Suggestions for authors:

Although example images were presented for phenotype classification, it is important to show an example image of the nodal loss of function phenotype generated specifically from the acvr1b-a and acvr1b-b dual loss of function embryos (perhaps in a supplemental figure).

We have included additional more detailed example images for the individual conditions in our revised manuscript for clarification (new Figure 3A).

The authors conclude that the maternal transcripts of acvr1b-a and acvr1b-b are critical for nodal signaling based on the strong nodal loss of function phenotype using the acvr1b-b translation blocking MO, and lack of phenotype from the acvr1b-b splice blocking MO. In order to make this conclusion though the authors need to show that the splice blocking MO is actually disrupting the acvr1b-b transcript, as opposed to the lack of phenotype being due to the MO not effectively inhibiting splicing (or causing an in-frame cryptic splice site usage).

Thank you for the suggestion. We have performed the suggested analysis and included the results in our revised manuscript (new Figure 3 —figure supplement 2D). We found that the acvr1b-b splice-blocking morpholino indeed disrupts the splicing of the zygotic transcript but does not affect the already spliced maternal transcript. However, even with 2 ng of injected morpholino, spliced transcripts are detected at shield stage (new Figure 3 —figure supplement 2D). This suggests either a long persistence of the maternal transcripts or incomplete knockdown.

To further test whether maternally deposited receptor mRNA contributes to Nodal signaling, we have complemented our analysis with zygotic combinatorial receptor mutants (new Figure 3A,C).

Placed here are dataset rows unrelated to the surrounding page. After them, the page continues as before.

template <int NTT>
struct Acc {
    f32x4 m[2][NTT], c[2][NTT];
    DEV void zero() {
#pragma unroll
        for (int t = 0; t < 2; ++t)
#pragma unroll
            for (int tt = 0; tt < NTT; ++tt) { m[t][tt] = (f32x4)0.f; c[t][tt] = (f32x4)0.f; }
    }
};

template <int NTT, bool HAS_NEXT>
DEV void gemm(const WStream& ws, Ring<pf_of<NTT>()>& R, const int cur_off, const int next_off, const char* xr0, const char* xr1, Acc<NTT>& acc) {
    u32x4 B[2][NTT][2];
    auto loadB = [&](const int ks, const int buf) __attribute__((always_inline)) {
        const char* base = ((ks & 1) ? xr1 : xr0) + ks * 1024;
#pragma unroll
        for (int tt = 0; tt < NTT; ++tt) {
            B[buf][tt][0] = *reinterpret_cast<const u32x4*>(base + tt * kXImg);
            B[buf][tt][1] = *reinterpret_cast<const u32x4*>(base + tt * kXImg + kXImg / 2);
        }
    };
    constexpr int kPF = pf_of<NTT>();
    loadB(0, 0);
#pragma unroll
    for (int ks = 0; ks < 8; ++ks) {
        if (ks + 1 < 8) loadB(ks + 1, (ks + 1) & 1);
        const int s = ks % kPF, b = ks & 1;
#pragma unroll
        for (int tt = 0; tt < NTT; ++tt) {
#pragma unroll
            for (int t = 0; t < 2; ++t) acc.m[t][tt] = mfma(R.a[s][t][0], B[b][tt][0], acc.m[t][tt]);
#pragma unroll
            for (int t = 0; t < 2; ++t) acc.c[t][tt] = mfma(R.a[s][t][0], B[b][tt][1], acc.c[t][tt]);
#pragma unroll
            for (int t = 0; t < 2; ++t) acc.c[t][tt] = mfma(R.a[s][t][1], B[b][tt][0], acc.c[t][tt]);
        }
        if (ks + kPF < 8) ws.load(R.a[s], cur_off, ks + kPF);
        else if (HAS_NEXT) ws.load(R.a[s], next_off, ks + kPF - 8);
    }
}

template <int NTT>
DEV void acc_to_staging(const Acc<NTT>& acc, float* Y, const float* rscale, int wave, int lane) {
    const int n = lane & 15, g = lane >> 4;
#pragma unroll
    for (int tt = 0; tt < NTT; ++tt) {
        const float rs = rscale[tt * 16 + n];
#pragma unroll
        for (int t = 0; t < 2; ++t) {
            f32x4 v;
#pragma unroll
            for (int j = 0; j < 4; ++j) v[j] = fmaf(acc.c[t][tt][j], kLoInv, acc.m[t][tt][j]) * rs;
            *reinterpret_cast<f32x4*>(Y + (tt * 16 + n) * kYS + wave * 32 + t * 16 + g * 4) = v;
        }
    }
}
template <int NTT>
DEV void acc_to_global(const Acc<NTT>& acc, float* out, const float* bias_lds, const float* rscale, int row0, int rows, int wave, int lane) {
    const int n = lane & 15, g = lane >> 4;
#pragma unroll
    for (int tt = 0; tt < NTT; ++tt) {
        const float rs = rscale[tt * 16 + n];
        const int row = row0 + tt * 16 + n;
#pragma unroll
        for (int t = 0; t < 2; ++t) {
            const int ch = wave * 32 + t * 16 + g * 4;
            f32x4 b = (f32x4)0.f;
            if (bias_lds) b = *reinterpret_cast<const f32x4*>(bias_lds + ch);
            f32x4 v;
#pragma unroll
            for (int j = 0; j < 4; ++j) v[j] = fmaf(acc.c[t][tt][j], kLoInv, acc.m[t][tt][j]) * rs + b[j];
            if (row < rows) *reinterpret_cast<f32x4*>(out + (int64_t)row * kD + ch) = v;
        }
    }
}

constexpr int kHelpers = 64;
DEV void l2_warm_helper(const void* wpack, const int (&img)[6], const int n_img, const int hb) {
    const int part = hb >> 3, t = threadIdx.x;
    float sum = 0.f;
    for (int i = t >> 8; i < n_img; i += 2) {
        const char* p = static_cast<const char*>(wpack) + img[i] + (part * 256 + (t & 255)) * 128;
        sum += *reinterpret_cast<const float*>(p);
    }
    asm volatile("" ::"v"(sum));
}

constexpr int kNVecF = 12;
enum { VF_BO = 0, VF_G1, VF_BE1, VF_BC1, VF_BC2, VF_G2, VF_BE2, VF_GF, VF_BEF, VF_BN0, VF_BN1, VF_BN2 };
struct FwdArgs {
    const void* wpack;
    int64_t wbytes;
    int img[6];
    int rows, n_main, n_img;
    const float *o, *x, *xin;
    const float* vec[kNVecF];
    float *x1, *xhat1, *rstd1, *pre, *act, *x2, *xhat2, *rstd2, *xf, *xhatf, *rstdf, *y0, *y1, *y2;
    const float *emb_parts, *emb_bias, *emb_pos, *emb_te, *emb_token;
    float* emb_out;
    int64_t emb_part_stride;
    int emb_n_parts, emb_n_tok;
    ENC_TL_ARG
};
template <int NTT>
struct Lds {
    static constexpr int kX = 0;
    static constexpr int kY = 3 * NTT * kXImg;
    static constexpr int kVec = kY + NTT * 16 * kYS * 4;
    static constexpr int kRs = kVec + kNVecF * 256 * 4;
    static constexpr int kRed = kRs + NTT * 16 * 4;
    static constexpr int kBytes = kRed + kWaves * 512 * 4;
};
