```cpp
constexpr int WAVE = 64;
constexpr int TILE = 64;
constexpr int MAX_W = 8;
#ifndef CMF_CG_WAVES_PER_SIMD
#define CMF_CG_WAVES_PER_SIMD 2
#endif
#ifndef CMF_CG_WAVES_PER_SIMD_F32
#define CMF_CG_WAVES_PER_SIMD_F32 3
#endif
#ifndef CMF_CG_WAVES_PER_SIMD_LOW
#define CMF_CG_WAVES_PER_SIMD_LOW 3
#endif
constexpr int CG_NTSEL_MAX_S = 7;
template <typename T, int W, int NRES_, int NTSEL = 0> constexpr int cg_waves_per_simd()
{
    if (sizeof(T) == 8 && NTSEL == 1 && W <= 8) return CMF_CG_WAVES_PER_SIMD_LOW;
// ... 52 lines not shown
    const T *values;
    const T *bias_sub;
    const T *weights = nullptr;
    const T *wsum = nullptr;
    const int *order;
    const RowDesc *desc;
    int nrows;
    const T *BtB;
    T lam, lam_last;
    int scale_lam, scale_bias_const;
    int max_cg_steps;
    int precond;
    int koff = 0, kc = 0;
    const T *CtC = nullptr;
    const T *UC = nullptr;
    T w_side = 0;
    int rows_with_u = 0;
    int row_first = 0;
    const size_t *indptr2 = nullptr;
    const int *indices2 = nullptr;
    const T *values2 = nullptr;
    const T *C2 = nullptr;
    int *counter = nullptr;
    int p_side = 0, scale_lam_sideinfo = 0;
    const T *Bi = nullptr;
    const T *BiTBi = nullptr;
    int ki = 0;
    T w_imp = 0;
    const T *rconst = nullptr;
    size_t ldr = 0;
    int gx = 0;
#ifdef CMF_CG_DEBUG
    int dbg = 0;
#endif
#ifdef CMF_CG_TICKS
    unsigned long long *ticks = nullptr;
#endif
};
#ifdef CMF_CG_TICKS
#define CMF_TICK() __builtin_amdgcn_s_memtime()
__device__ __forceinline__ void cg_ticks_flush(unsigned long long *t, int slot, unsigned long long wait, unsigned long long pass, unsigned long long rows,
                                               unsigned long long total, int lane)
{
    if (t != nullptr && lane == 0) {
        atomicAdd(t + 4 * slot + 0, wait); atomicAdd(t + 4 * slot + 1, pass); atomicAdd(t + 4 * slot + 2, rows); atomicAdd(t + 4 * slot + 3, total);
    }
// ... 889 lines not shown
{
    static_assert(NE == 4 || NE == 2 || NE == 0, "entries per lane group");
    constexpr bool MIX = NE == 0;
    static_assert(!MIX || CMF_TINY_WAVES_PER_SIMD >= 3, "the mixed launch lives in the dynamically scheduled loop");
    using Tile = typename TinyTile<T, S, (NE == 2) ? 2 : 4>::type;
    constexpr bool GRAM = IMPLICIT || GRAMX;
    extern __shared__ __attribute__((aligned(16))) unsigned char smem_raw[];
    T *G = reinterpret_cast<T *>(smem_raw);
    constexpr bool PV = pass_vector_in_lds<T>();
    __shared__ __attribute__((aligned(16))) T s_pv[PV ? 4 : 1][PV ? 64 : 1];
    const int tid = threadIdx.x;
    const int lane = tid & 63;
    auto short_row = [&](int nnz_) -> bool { return MIX && nnz_ <= 16; };
    auto entry_of = [&](int nnz_) -> int { return (NE == 2 || short_row(nnz_)) ? (lane >> 2) : (lane >> 1); };
    const int k = P.k;
    constexpr bool GREG = tiny_greg<T, GRAM>();
    constexpr int GR = GREG ? gram_rows<T>(S) : 8;
    if (GRAM) {
        stage_gramian<T, S, GR>(G, P.BtB, k, tid, blockDim.x);
        __syncthreads();
    }
    GramRegs<T, GREG ? S : 1, GREG ? GR : 8> greg;
    if constexpr (GREG) greg.load(G, lane);
    const int nwaves = gridDim.x * 4;
    struct Pre { int idx; T x; T a; T g; };
    auto load_desc = [&](int rix_) -> RowDesc {
        RowDesc d; d.row = 0; d.nnz = 0; d.st = 0;
        if (rix_ < P.nrows) d = P.desc[rix_];
        d.row = __builtin_amdgcn_readfirstlane(d.row);
        d.nnz = __builtin_amdgcn_readfirstlane(d.nnz);
        d.st = ((unsigned long long)(unsigned)__builtin_amdgcn_readfirstlane((int)(d.st >> 32)) << 32) |
               (unsigned)__builtin_amdgcn_readfirstlane((int)(d.st & 0xffffffffu));
        return d;
    };
    auto load_pre = [&](const RowDesc &d) -> Pre {
        Pre q; q.idx = 0; q.x = T(0); q.a = T(0); q.g = T(1);
        const int ent = entry_of(d.nnz);
        if (ent < d.nnz) {
            const size_t pos = d.st + (size_t)ent;
            q.idx = P.indices[pos];
            q.x = P.values[pos];
            q.g = entry_weight<T, IMPLICIT>(P, pos);
            if (!IMPLICIT && P.bias_sub != nullptr) q.x -= P.bias_sub[q.idx];
        }
        if (d.nnz > 0 && lane < k) q.a = P.A[(size_t)d.row * P.lda + lane];
        return q;
    };
// ... 47 lines not shown
        if (GRAMX && P.rconst != nullptr && lane < k) r_d += P.rconst[(size_t)d.row * P.ldr + lane];
        if (lane >= k) r_d = T(0);
        T p_d = r_d;
        T r_old = wave_sum(r_d * r_d);
        bool done = (r_old <= (T)1e-12);
        for (int step = 0; step < P.max_cg_steps && !done; step++) {
            T Ap_d = run_pass(p_d, std::integral_constant<int, 1>{});
            Ap_d += lam * p_d;
            if (!IMPLICIT && lam != lam_last && lane == k - 1) Ap_d += (lam_last - lam) * p_d;
            if (lane >= k) Ap_d = T(0);
            T alpha = cg_div(r_old, wave_sum(Ap_d * p_d));
            a_d += alpha * p_d;
            r_d -= alpha * Ap_d;
            T r_new = wave_sum(r_d * r_d);
            if (r_new <= (T)1e-8) done = true;
            else {
                p_d = p_d * cg_div(r_new, r_old) + r_d;
                r_old = r_new;
            }
        }
        if (lane < k) P.A[(size_t)d.row * P.lda + lane] = a_d;
    };

    int rix = blockIdx.x * 4 + (tid >> 6);
#if CMF_TINY_WAVES_PER_SIMD >= 3
    {
        const int cslot = rix % CG_NCOUNTERS;
        int *const my_counter = P.counter + cslot * CG_COUNTER_STRIDE;
        const int cbase = nwaves + cslot;
        auto issue_claim = [&]() -> int {
            int v = 0;
            if (lane == 0) v = atomicAdd(my_counter, 1);
            return v;
        };
        const int c1 = issue_claim(), c2 = issue_claim();
        int rnxt = cbase + CG_NCOUNTERS * __builtin_amdgcn_readfirstlane(c1);
        int rnn = cbase + CG_NCOUNTERS * __builtin_amdgcn_readfirstlane(c2);
        RowDesc d0 = load_desc(rix), d1 = load_desc(rnxt);
        Pre p0 = load_pre(d0);
        Tile tA;
        int pend = issue_claim();
        while (rix < P.nrows) {
            const bool shrt = short_row(d0.nnz);
            if (CMF_DBG(P, 1)) {
                dbg_fill_tile<(NE == 2) ? 2 : 4, S>(tA, (T)(p0.idx & 3) * (T)0.001);
            } else if constexpr (MIX) {
                if (shrt) load_tile2<T, S>(tA, P.B, P.ldb, k, p0.idx, d0.nnz, lane);
// ... 505 lines not shown
```

### cmfrec_amd/csrc/device.hpp

```cpp
#pragma once
#include <hip/hip_runtime.h>
#include <algorithm>
#include <cstdio>
#include <cstdlib>
#include <cstring>
#include <numeric>
#include <string>
#include <vector>

#include "../../include/cmfrec_hip.h"
#include "device_base.hpp"
#include "cg_kernels.hpp"
#include "chol_kernels.hpp"
#include "dense_kernels.hpp"
#include "gram_cg_kernels.hpp"
#include "topn_kernels.hpp"

namespace cmfhip {

constexpr int MAX_DEVICES = 16;
constexpr int NBINS = 6;
constexpr int BIN_VHEAVY = 0;
constexpr int BIN_HEAVY = 1;
constexpr int BIN_MED4 = 2;
// ... 198 lines not shown
            sl_vrow.upload(s_row.data(), s_row.size(), st);
            sl_first.upload(s_first.data(), s_first.size(), st);
            sl_count.upload(s_count.data(), s_count.size(), st);
            row_sl_off.upload(s_off.data(), s_off.size(), st);
            h_row_sl_off = s_off;
            gram_part.alloc((size_t)n_slices * GRAM_PART);
        }
        HIP_CHECK(hipStreamSynchronize(st));
    }
};
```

We show that the phenotypes observed upon zygotic knockout of both acvr1b-a and acvr1b-b resemble the zygotic oep knockout phenotype, indicating a partial rescue of the Nodal loss-of-function phenotype by maternal transcripts.

Regarding the previous point, something that seems to suggest that the splice blocking acvr1b-b MO is not inhibiting acvr1b-b function is that there is no zygotic nodal loss of function phenotype in the splice-blocking acvr1b-b MO injected acvr1b-a MZ mutants (figure 3C).

We fully agree with this interpretation. As outlined above, we did observe a disruption of transcript splicing upon injection of the morpholino, but we also observed remaining spliced transcript at shield stage indicative of persistent maternal transcripts or incomplete knockdown. This might explain the absence of a zygotic loss-of-function phenotype. However, together with the results obtained from the combinatorial zygotic receptor mutants (see above), this suggests a contribution of maternal receptor mRNA. We have adjusted our interpretations in the text accordingly.

It is not clear to me why the quantification of nodal signaling in acvr1b-a and acvr1b-b loss of function and rescue experiments is measured as the number of tiers of cells (distance from ligand source) of pSmad2/3? The ligand distribution should either not be changed or perhaps increased based on receptor loss. Instead, for a more accurate measure of signaling level, the amount of pSmad2/3 (fluorescence intensity) should be measured in discreet regions of the embryo. In the images shown, it appears that the acvr1b-a mutant alone has weaker staining compared to wild-type, which may indicate lower signaling activity even in the absence of a morphological phenotype.

This was also suggested by Reviewer #1 and Reviewer #2 (see above), and we have included additional quantifications in dorsal and lateral domains in the revised manuscript (new Figure 4 —figure supplement 1).

In the FRAP experiment in figure 6B, the example image of acvr1b-a and acvr1b-b loss of function seems to have worse fluorescence recovery than the wild-type embryos, which is opposite of the general trend in the graph of all of the data. When I went to look at the source data to clarify, I just see the final diffusion coefficient numbers that were used to generate the plot. It would be helpful to have the raw fluorescence intensity measurements in this data set.

As suggested, we have included representative fits and raw fluorescence intensity measurements in the revised manuscript (Figure 6 —figure supplement 1A, Figure 6 —figure supplement 1 – source data).